This is an embarrassingly question. But I’m developing course lectures and want to make sure I teach student best practices instead of what’s right to me.

Imagine this were the true DGP

```
def true_dgp(jenny_inclination, brian_inclination, window_strength):
# input variables are numbers between 0 and 1
jenny_throws_ball = jenny_inclination > 0.2
brian_throws_ball = brian_inclination > 0.8
if jenny_throws_ball and brian_throws_ball:
strength_of_impact = 0.8
elif jenny_throws_ball or brian_throws_ball:
strength_of_impact = 0.6
else:
strength_of_impact = 0.0
window_breaks = window_strength < strength_of_impact
return jenny_throws_ball, brian_throws_ball, window_breaks
```

Above, `jenny_inclination`

, `brian_inclination`

, and `window_strength`

are uniformly distributed 0 and 1.

Here is the model of the DGP.

```
def model():
# Priors that represent uncertainty about the parameters in our model
ρ_a = pyro.sample("ρ_a", pyro.distributions.Beta(1, 1))
ρ_b = pyro.sample("ρ_b", pyro.distributions.Beta(1, 1))
# Our symbolic explanation generator of the DGP
jenny_throws_ball = pyro.sample(
"jenny_throws_ball", pyro.distributions.Bernoulli(ρ_a)
)
brian_throws_ball = pyro.sample(
"brian_throws_ball", pyro.distributions.Bernoulli(ρ_b)
)
ρ_strength_of_impact = 0.0
if jenny_throws_ball and brian_throws_ball:
ρ_strength_of_impact = 0.8
elif jenny_throws_ball or brian_throws_ball:
ρ_strength_of_impact = 0.4
window_breaks = pyro.sample(
"jenny_throws_ball",
pyro.distributions.Bernoulli(ρ_strength_of_impact)
)
return jenny_throws_ball, brian_throws_ball, window_breaks
```

In my lecture notes, I use `trueDGP`

to sample 100 observations of `jenny_throws_ball, brian_throws_ball, window_breaks`

. Call this `training_data`

. Then we are interested in a post training query, such as P(Jenny threw ball | window is broken). So evidence = {‘window_breaks’: torch.tensor(1)}.

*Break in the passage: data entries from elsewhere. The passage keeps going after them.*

@@ -1331,6 +1340,7 @@
     if (!b->chain_open) {
         if (!b->hip_ok(hipEventRecord(b->ev_chain_start, b->stream), "hipEventRecord")) return false;
         b->chain_len = 1;
+        b->launched_no[0] = b->launched_no[1] = 0;
     } else {
         ++b->chain_len;
         if (first_on_its_stream && !b->hip_ok(hipStreamWaitEvent(stream, b->ev_chain_start, 0), "hipStreamWaitEvent")) return false;
@@ -1369,10 +1379,9 @@
     return true;
 }
 
-bool buffers_apart(const oalsfx_batch* b, int frames, int buffers, const float* const* srcs, float* const* dsts)
+bool ranges_apart(uintptr_t bytes, int buffers, const float* const* srcs, float* const* dsts, bool shared_out_ok)
 {
     if (buffers < 2) return true;
-    const uintptr_t bytes = static_cast<uintptr_t>(b->n) * frames * b->channels * sizeof(float);
     struct Range { uintptr_t lo; int call; bool out; };
     std::vector<Range> r;
     r.reserve(2 * static_cast<size_t>(buffers));
@@ -1381,28 +1390,58 @@
         r.push_back({reinterpret_cast<uintptr_t>(dsts[k]), k, true});
     }
     std::sort(r.begin(), r.end(), [](const Range& x, const Range& y) { return x.lo < y.lo || (x.lo == y.lo && x.call < y.call); });
-    const Range* last[2][2] = {};
+    struct Seen { uintptr_t lo; int call; bool set; };
+    Seen last[2][2] = {};
     for (const Range& x : r) {
         for (int kind = 0; kind < 2; ++kind) {
             if (!x.out && kind == 0) continue;
-            for (const Range* y : last[kind])
-                if (y && y->call != x.call && y->lo + bytes > x.lo) return false;
+            for (const Seen& y : last[kind]) {
+                if (!y.set || y.call == x.call || y.lo + bytes <= x.lo) continue;
+                if (shared_out_ok && x.out && kind == 1 && y.lo == x.lo) continue;
+                return false;
+            }
         }
         const int kind = x.out ? 1 : 0;
+        if (shared_out_ok && x.out && last[1][0].set && last[1][0].lo == x.lo) {
+            if (last[1][0].call != x.call) last[1][0].call = -1;
+            continue;
+        }
         last[kind][1] = last[kind][0];
-        last[kind][0] = &x;
+        last[kind][0] = Seen{x.lo, x.call, true};
     }
     return true;
 }
 
+bool buffers_apart(const oalsfx_batch* b, int frames, int buffers, const float* const* srcs, float* const* dsts, bool shared_out_ok)
+{
+    return ranges_apart(static_cast<uintptr_t>(b->n) * frames * b->channels * sizeof(float), buffers, srcs, dsts, shared_out_ok);
+}
+
+bool may_hold_behind(oalsfx_batch* b, int frames)
+{
+    if (!b->coalesce || (debug_flags() & (kDbgLaunchPerCall | kDbgNoChain | kDbgGeneralOnly))) return false;
+    return pass_usable(b, frames, 2 * frames);
+}
+
+bool run_backlogged(oalsfx_batch* b)
+{
+    if (!b->chain_open || b->chain_len < 2) return false;
+    const int two_back = b->chain_len - 1;
+    if (b->launched_no[two_back & 1] != two_back) return false;
+    if (hipEventQuery(b->ev_launched[two_back & 1]) != hipErrorNotReady) return false;
+    (void)hipGetLastError();
+    return true;
+}
+
 bool mix_pass(oalsfx_batch* b, int frames, int buffers, const float* const* srcs, float* const* dsts, hipStream_t stream, bool may_chain,
-              PendingUpload& upload, bool pass)
+              PendingUpload& upload, bool pass, bool held = false)
 {
     const float* const src = srcs[0];
     float* const dst = dsts[0];
     const int total = frames * buffers;
     if (pass && total > OALSFX_MAX_CHUNK) return b->fail("Internal error: a multi-buffer pass longer than one chunk.");
     const bool chained = may_chain && (!upload.st || upload.chainable) && chain_eligible(b, total, buffers, srcs, dsts, stream, upload.st != nullptr);
+    if (held && !chained) b->chained_calls -= buffers;
     if (!chained && !chain_join(b)) return false;
     int depth = 2;
     if (chained) {
@@ -1453,7 +1492,7 @@
         }
         if (!chain_next_launch(b, ctx, depth, &upload, &stream)) return false;
         if (!launch_params(b, upload, stream, nullptr, b->d_turn, ctx.turn_wait)) return false;
-        b->chained_calls += 1;
+        if (!held) b->chained_calls += 1;
     }
     ctx.slots = b->slots;
     ctx.channels = b->channels;
@@ -1571,6 +1610,11 @@
         done += n;
     }
     if (chained && !chain_launch_done(b)) return false;
+    if (chained && may_hold_behind(b, frames)) {
+        const int at = b->chain_len & 1;
+        if (!b->hip_ok(hipEventRecord(b->ev_launched[at], stream), "hipEventRecord")) return false;
+        b->launched_no[at] = b->chain_len;
+    }
     if (pass) { b->multi_buffers += buffers; b->multi_passes += 1; }
     if ((total % OALSFX_MAX_CHUNK) & 63) {
         for (size_t idx : b->settling)
@@ -1593,14 +1637,14 @@
 }
 
 bool mix_device(oalsfx_batch* b, int frames, int buffers, const float* const* srcs, float* const* dsts, hipStream_t stream, bool may_chain,
-                bool multi)
+                bool multi, bool held = false)
 {
     if (b->state_io_unordered && stream != b->stream) {
         if (!b->hip_ok(hipStreamWaitEvent(stream, b->ev_state_io, 0), "hipStreamWaitEvent")) return false;
         b->state_io_unordered = false;
     }
     const int per_pass = std::max(1, OALSFX_MAX_CHUNK / std::max(frames, 1));
-    const bool apart = multi && buffers_apart(b, frames, buffers, srcs, dsts);
+    const bool apart = multi && buffers_apart(b, frames, buffers, srcs, dsts, held || (debug_flags() & kDbgMultiSharedDst) != 0);
     for (int k = 0; k < buffers;) {
         if (b->poisoned) return b->fail(b->fault_text);
         poll_exact(b);
@@ -1612,7 +1656,7 @@
         const int take = std::min(buffers - k, per_pass);
         const bool pass = apart && !(debug_flags() & kDbgGeneralOnly) && pass_usable(b, frames, take * frames);
         const int step = pass ? take : 1;
-        if (!mix_pass(b, frames, step, srcs + k, dsts + k, stream, may_chain, upload, pass)) return false;
+        if (!mix_pass(b, frames, step, srcs + k, dsts + k, stream, may_chain, upload, pass, held)) return false;
         k += step;
     }
     return true;
@@ -1624,11 +1668,105 @@
     return mix_device(b, frames, 1, &src, &out, stream, may_chain, false);
 }
 
+
+bool flush_held(oalsfx_batch* b)
+{
+    if (b->held_srcs.empty()) return true;
+    std::vector<const float*> srcs;
+    std::vector<float*> dsts;
+    srcs.swap(b->held_srcs);
+    dsts.swap(b->held_dsts);
+    const int held = static_cast<int>(srcs.size());
+    bool ok = b->hip_ok(hipSetDevice(b->device), "hipSetDevice");
+    if (ok) ok = mix_device(b, b->held_frames, held, srcs.data(), dsts.data(), b->stream, true, held > 1, true);
+    else b->chained_calls -= held;
+    srcs.clear();
+    dsts.clear();
+    srcs.swap(b->held_srcs);
+    dsts.swap(b->held_dsts);
+    if (!ok && !b->poisoned) {
+        char text[sizeof(b->fault_text)];
+        std::snprintf(text, sizeof(text), "Held calls could not be launched: %s", b->error);
+        std::memcpy(b->fault_text, text, sizeof(text));
+        b->poisoned = true;
+        return b->fail(b->fault_text);
+    }
+    return ok;
+}
+
+bool entered(oalsfx_batch* b) { return !b || b->held_srcs.empty() || flush_held(b); }
+
+bool holdable(oalsfx_batch* b, int frames, int held, const float* src, float* dst)
+{
+    if (!may_hold_behind(b, frames) || !pass_usable(b, frames, (held + 1) * frames)) return false;
+    poll_exact(b);
+    if (!b->dirty_list.empty() || b->lists_dirty || b->rings_table_dirty) return false;
+    return chain_eligible(b, frames, 1, &src, &dst, b->stream, false);
+}
+
+bool range_joins(uintptr_t bytes, int held, const float* const* held_srcs, float* const* held_dsts, const float* src, const float* dst)
+{
+    const auto overlap = [bytes](const void* x, const void* y) {
+        const uintptr_t a = reinterpret_cast<uintptr_t>(x), c = reinterpret_cast<uintptr_t>(y);
+        return a < c + bytes && c < a + bytes;
+    };
+    for (int k = 0; k < held; ++k) {
+        if (overlap(dst, held_dsts[k]) && dst != held_dsts[k]) return false;
+        if (overlap(dst, held_srcs[k]) || overlap(src, held_dsts[k])) return false;
+    }
+    return true;
+}
+
+bool joins_held(const oalsfx_batch* b, int frames, const float* src, const float* dst)
+{
+    return range_joins(static_cast<uintptr_t>(b->n) * frames * b->channels * sizeof(float), static_cast<int>(b->held_srcs.size()),
+                       b->held_srcs.data(), b->held_dsts.data(), src, dst);
+}
+
+bool hold_or_launch(oalsfx_batch* b, int frames, const float* src, float* dst)
+{
+    if (b->poisoned) return b->fail(b->fault_text);
+    int held = static_cast<int>(b->held_srcs.size());
+    bool joins = holdable(b, frames, held, src, dst);
+    if (held > 0 && !(joins && frames == b->held_frames && joins_held(b, frames, src, dst))) {
+        if (!flush_held(b)) return false;
+        held = 0;
+        joins = holdable(b, frames, 0, src, dst);
+    }
+    if (!joins) return mix_device(b, frames, src, dst, b->stream, true);
+    b->held_frames = frames;
+    b->held_srcs.push_back(src);
+    b->held_dsts.push_back(dst);
+    b->chained_calls += 1;
+    ++held;
+    const bool full = !pass_usable(b, frames, (held + 1) * frames);
+    if (full || !run_backlogged(b)) return flush_held(b);
+    return true;
+}
+
 }
 
 extern "C" {
 
 const char* oalsfx_last_error(void) { return g_last_error.c_str(); }
+
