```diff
@@ -272,6 +273,8 @@
                             const int pj2 = j == NZ - 1 ? ZS : (j < ZS ? j : j + 1);
                             H[pi2][pj2] = Hp[i][j];
                         }
+                } else if constexpr (C::MIRROR_BLOCKS) {
+                    mirror_stage<NZ>(H, pr.reg_eps);
                 } else {
                     mirror<NZ>(H, pr.reg_eps);
                 }
```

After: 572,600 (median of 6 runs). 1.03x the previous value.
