# delehef/asgart

Hardware: AMD Instinct MI355X
Metric: Mbp/s probe+extend (direct+RC, k=20 g=100) (higher is better)
Workload: dtype u64 keys / u32 SA

## Files before the change

asgart_amd/csrc/call_front.hpp:

```cpp
#pragma once
#include "search_call.hpp"

namespace asgart {

__global__ void stall_kernel(unsigned long long ticks) {
    const unsigned long long t0 = wall_clock64();
    while (wall_clock64() - t0 < ticks) __builtin_amdgcn_s_sleep(100);
}

struct ProbeBuffer {
    DevBuf Workspace::*buf;
    size_t (*bytes)(uint64_t W, bool wide);
};
static const ProbeBuffer kProbeBuffers[7] = {
    {&Workspace::p_lo, [](uint64_t W, bool wide) { return (size_t)W * (wide ? 8 : 4); }},
    {&Workspace::p_raw, [](uint64_t W, bool) { return (size_t)W * 4; }},
    {&Workspace::p_filt, [](uint64_t W, bool) { return (size_t)W * 4; }},
    {&Workspace::row_off, [](uint64_t W, bool) { return ((size_t)W + 1) * 8; }},
    {&Workspace::blk, [](uint64_t W, bool) { return (size_t)((W + kScanTile - 1) / kScanTile + 4) * sizeof(ScanEl); }},
    {&Workspace::big_list, [](uint64_t W, bool) { return (size_t)W * 4; }},
    {&Workspace::rank_list, [](uint64_t W, bool) { return (size_t)W * 4; }},
};

int32_t reserve_probe_workspace(asgart_index *idx, SearchCtx &cx, uint64_t W) {
    Workspace &w = cx.ws;
    for (const ProbeBuffer &pb : kProbeBuffers)
        if (pb.buf != &Workspace::rank_list || idx->d_sap) RC_TRY((w.*pb.buf).reserve(pb.bytes(W, idx->wide)));
    RC_TRY(w.counters.reserve(CT_COUNT * 8));
    return 0;
}

bool carve_probe_workspace(asgart_index *idx, const uint64_t *Wc) {
    if (idx->ws_arena.p) return false;
    size_t off = 0;
    struct Piece {
        DevBuf *b;
// ... 26 lines not shown
    const uint32_t n_blk = rp.n_tiles((uint32_t)kScanTile);
    const uint64_t seg_cap = (uint64_t)W_probes / (rp.tstar + 1) + (uint64_t)n_chunks + 64;
    RC_TRY(reserve_probe_workspace(idx, cx, W));
    RC_TRY(w.seg_list.reserve((size_t)seg_cap * 4));
    RC_TRY(w.counters.reserve(CT_COUNT * 8));
    d_ctr = w.counters.as<unsigned long long>();
    HIP_TRY(hipMemsetAsync(d_ctr, 0, CT_COUNT * 8, s));
    ix = idx->template view<SlotT>();
    p_lo = w.p_lo.as<SlotT>() - rp.g_lo;
    p_raw = w.p_raw.as<uint32_t>() - rp.g_lo;
    p_filt = w.p_filt.as<uint32_t>() - rp.g_lo;
    row_off = w.row_off.as<unsigned long long>() - rp.g_lo;
    unsigned long long *scan_desc = w.blk.as<unsigned long long>();
    uint32_t *big_list = w.big_list.as<uint32_t>();
    uint32_t *rank_list = w.rank_list.as<uint32_t>();
    seg_list = w.seg_list.as<uint32_t>();

    if (opt.test_stall_s > 0) stall_kernel<<<1, 64, 0, s>>>((unsigned long long)opt.test_stall_s * 100000000ull);
    HIP_TRY(hipEventRecord(cx.ev[EV_SEARCH], s));
    probe_count_kernel<SlotT, false><<<rp.n_tiles((uint32_t)kProbeBlock), kProbeThreads, 0, s>>>(
        ix, rp, p_lo, p_raw, p_filt, big_list, rank_list, d_ctr);
    HIP_TRY(hipEventRecord(cx.ev[EV_PROBE_COUNT], s));
    collect_pending_kernel<<<std::min<uint32_t>(rp.n_tiles((uint32_t)kCollectTile), 256u * 8u), kCollectBlock, 0, s>>>(
        rp, p_filt, big_list, rank_list, d_ctr);
    big_count_kernel<SlotT, false><<<2048, 256, 0, s>>>(ix, rp, p_lo, p_raw, p_filt, big_list, d_ctr);
    uint32_t *const ranked_top = big_list + W;
    if (ix.sap)
        rank_count_kernel<SlotT, false><<<2048, 256, 0, s>>>(ix, rp, p_lo, p_raw, p_filt, rank_list, big_list, ranked_top,
                                                             ix.sar ? idx->ranked_fill : 0, d_ctr);
    HIP_TRY(hipEventRecord(cx.ev[EV_SEARCHED], s));
    HIP_TRY(hipMemsetAsync(scan_desc, 0, (size_t)n_blk * 16, s));
    scan_segments_kernel<<<std::min<uint32_t>(n_blk, 256u * 2u), kScanBlock, 0, s>>>(rp, p_filt, scan_desc, n_blk, row_off, seg_list, d_ctr);
    HIP_TRY(hipEventRecord(cx.ev[EV_SCANNED], s));
    HIP_TRY(hipGetLastError());
    HIP_TRY(hipMemcpyAsync(h_ctr, d_ctr, kCtrBytes, hipMemcpyDeviceToHost, s));
    RC_TRY(wd_sync(idx, cx, s, "the probe search and the scans"));
    total_hits = h_ctr[CT_TOTAL_HITS];
    n_seg = h_ctr[CT_SEG];
    if (h_ctr[CT_AMBIG]) {
// ... 49 lines not shown
```

asgart_amd/csrc/call_place.hpp:

```cpp
#pragma once
#include "search_call.hpp"

namespace asgart {
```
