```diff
+    pool_count(4, cn_more); pool_count(5, lane == 0 && __ballot(cnt > 1) != 0ull);
+#endif
     unsigned d16 = d_empty, ty = CAT_EMPTY;
     int best = -1;
     if (best_fi >= 0) {
-        const double bx = ax + L0.rayd[2 * k], by = ay + L0.rayd[2 * k + 1];
         best = best_fi >> 6;
         const int f = best_fi & 63;
         const double t = best_a;
```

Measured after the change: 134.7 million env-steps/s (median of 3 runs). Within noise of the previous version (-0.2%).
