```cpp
template <bool SINE = false>
MM_DEV double steering_control(double x, double y, double heading, double speed, int tl, double &half_tan) {
  constexpr double KP_HEADING = 1 / kTauDs, KP_LATERAL = 1.0 / 3 * KP_HEADING, PURSUIT_TAU = 0.5 * kTauDs;
  double s, r;
  lane_local(tl, x, y, s, r);
  double lane_next = s + speed * PURSUIT_TAU;
  double lfh = lane_heading_at<SINE>(tl, lane_next);
  double lat_cmd = -KP_LATERAL * r;
  double nz = not_zero(speed);
  double heading_command = mmm_asin(clipd(lat_cmd / nz, -1, 1));
  double heading_ref = lfh + clipd(heading_command, -kPi / 4, kPi / 4);
  double rate = KP_HEADING * wrap_to_pi(heading_ref - heading);
  const double arg = clipd(kVehLength / 2 / nz * rate, -1, 1);
  double w;
  const double steer = mmm_asin_w(arg, &w);
  const bool sat = fabs(steer) > kPi / 3;
  const double ss = sat ? (arg < 0 ? -MMM_SIN_PI3 : MMM_SIN_PI3) : arg;
  const double cs = sat ? MMM_COS_PI3 : w;
  half_tan = 1.0 / 2 * (ss / cs);
  return clipd(steer, -kPi / 3, kPi / 3);
}
MM_DEV double steering_control(double x, double y, double heading, double speed, int tl) {
  double ht;
  return steering_control(x, y, heading, speed, tl, ht);
}

MM_DEV bool has_corner_inside(double c1x, double c1y, double l1, double w1, double a1, double c2x,
                              double c2y, double l2, double w2, double a2) {
  const double lx = l1 / 2, wy = w1 / 2;
  double c = mmm_cos(a1), s = mmm_sin(a1), c2 = mmm_cos(a2), s2 = mmm_sin(a2);
  const double px[9] = {0, -lx, lx, 0, 0, -lx, -lx, lx, lx};
  const double py[9] = {0, 0, 0, -wy, wy, -wy, wy, -wy, wy};
  bool any = false;
#pragma unroll
  for (int k = 0; k < 9; k++) {
    double rx = c * px[k] + (-s) * py[k], ry = s * px[k] + c * py[k];
    double dx = (c1x + rx) - c2x, dy = (c1y + ry) - c2y;
    double ru0 = c2 * dx + (-s2) * dy, ru1 = s2 * dx + c2 * dy;
// ... 37 lines not shown
```

marl-mass_amd/csrc/mm_kernels.hip:

```cpp
#include <hip/hip_runtime.h>
#include <math.h>
#include <stdio.h>
#include <string.h>

#include <type_traits>

#include "mm_device.h"
#include "mm_div.h"
#include "mm_handle.h"
#define MM_COUNTS_FN __host__ __device__ inline
#include "../../include/mm_counts.h"
#include "../../include/mm_policy_wide.h"

using namespace mm;

struct DevCfg {
  int env_kind, shield, nsub, T, action_masking, auto_reset, obs_f64, N, E, debug_flags, n_hdv;
  double dt, collision_reward, high_speed_reward, headway_cost, headway_time, merging_lane_cost;
  double rs_lo, rs_hi, eta, tau;
  double inv_dt, rs_span, rs_ispan, rs_span2, rs_ispan2;
  int agent_reward;
  int steer_vel;
  int *err;
  int traffic_density, mixed_traffic, num_cav;
// ... 41 lines not shown
};

#ifndef MM_TU
#define MM_TU 0
#endif
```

What’s the best way to do this in Pyro? My instinct says `condition(condition(model, training_data), evidence)`

(or use the “obs” argument in `pyro.sample`

for the first condition) and then use Importance sampling?

Though that doesn’t seem wise if the space of the continuous parameters that get optimized in the first `condition`

is complex. Moreover, an ideal workflow would be something that learned the continuous “weight” parameters once, then use that object as an input to an inference algorithm that answers conditional queries defined on `jenny_throws_ball, brian_throws_ball, window_breaks`

that come up later.

I was thinking one could use NUTS or SVI to inferring the continuous parameters, then use that “posterior” object in a guide function targeting the other variables, perhaps using importance sampling?

That seems pretty complicated. Perhaps I do something with the `Predictive`

class? I feel like I’m missing something obvious, sorry.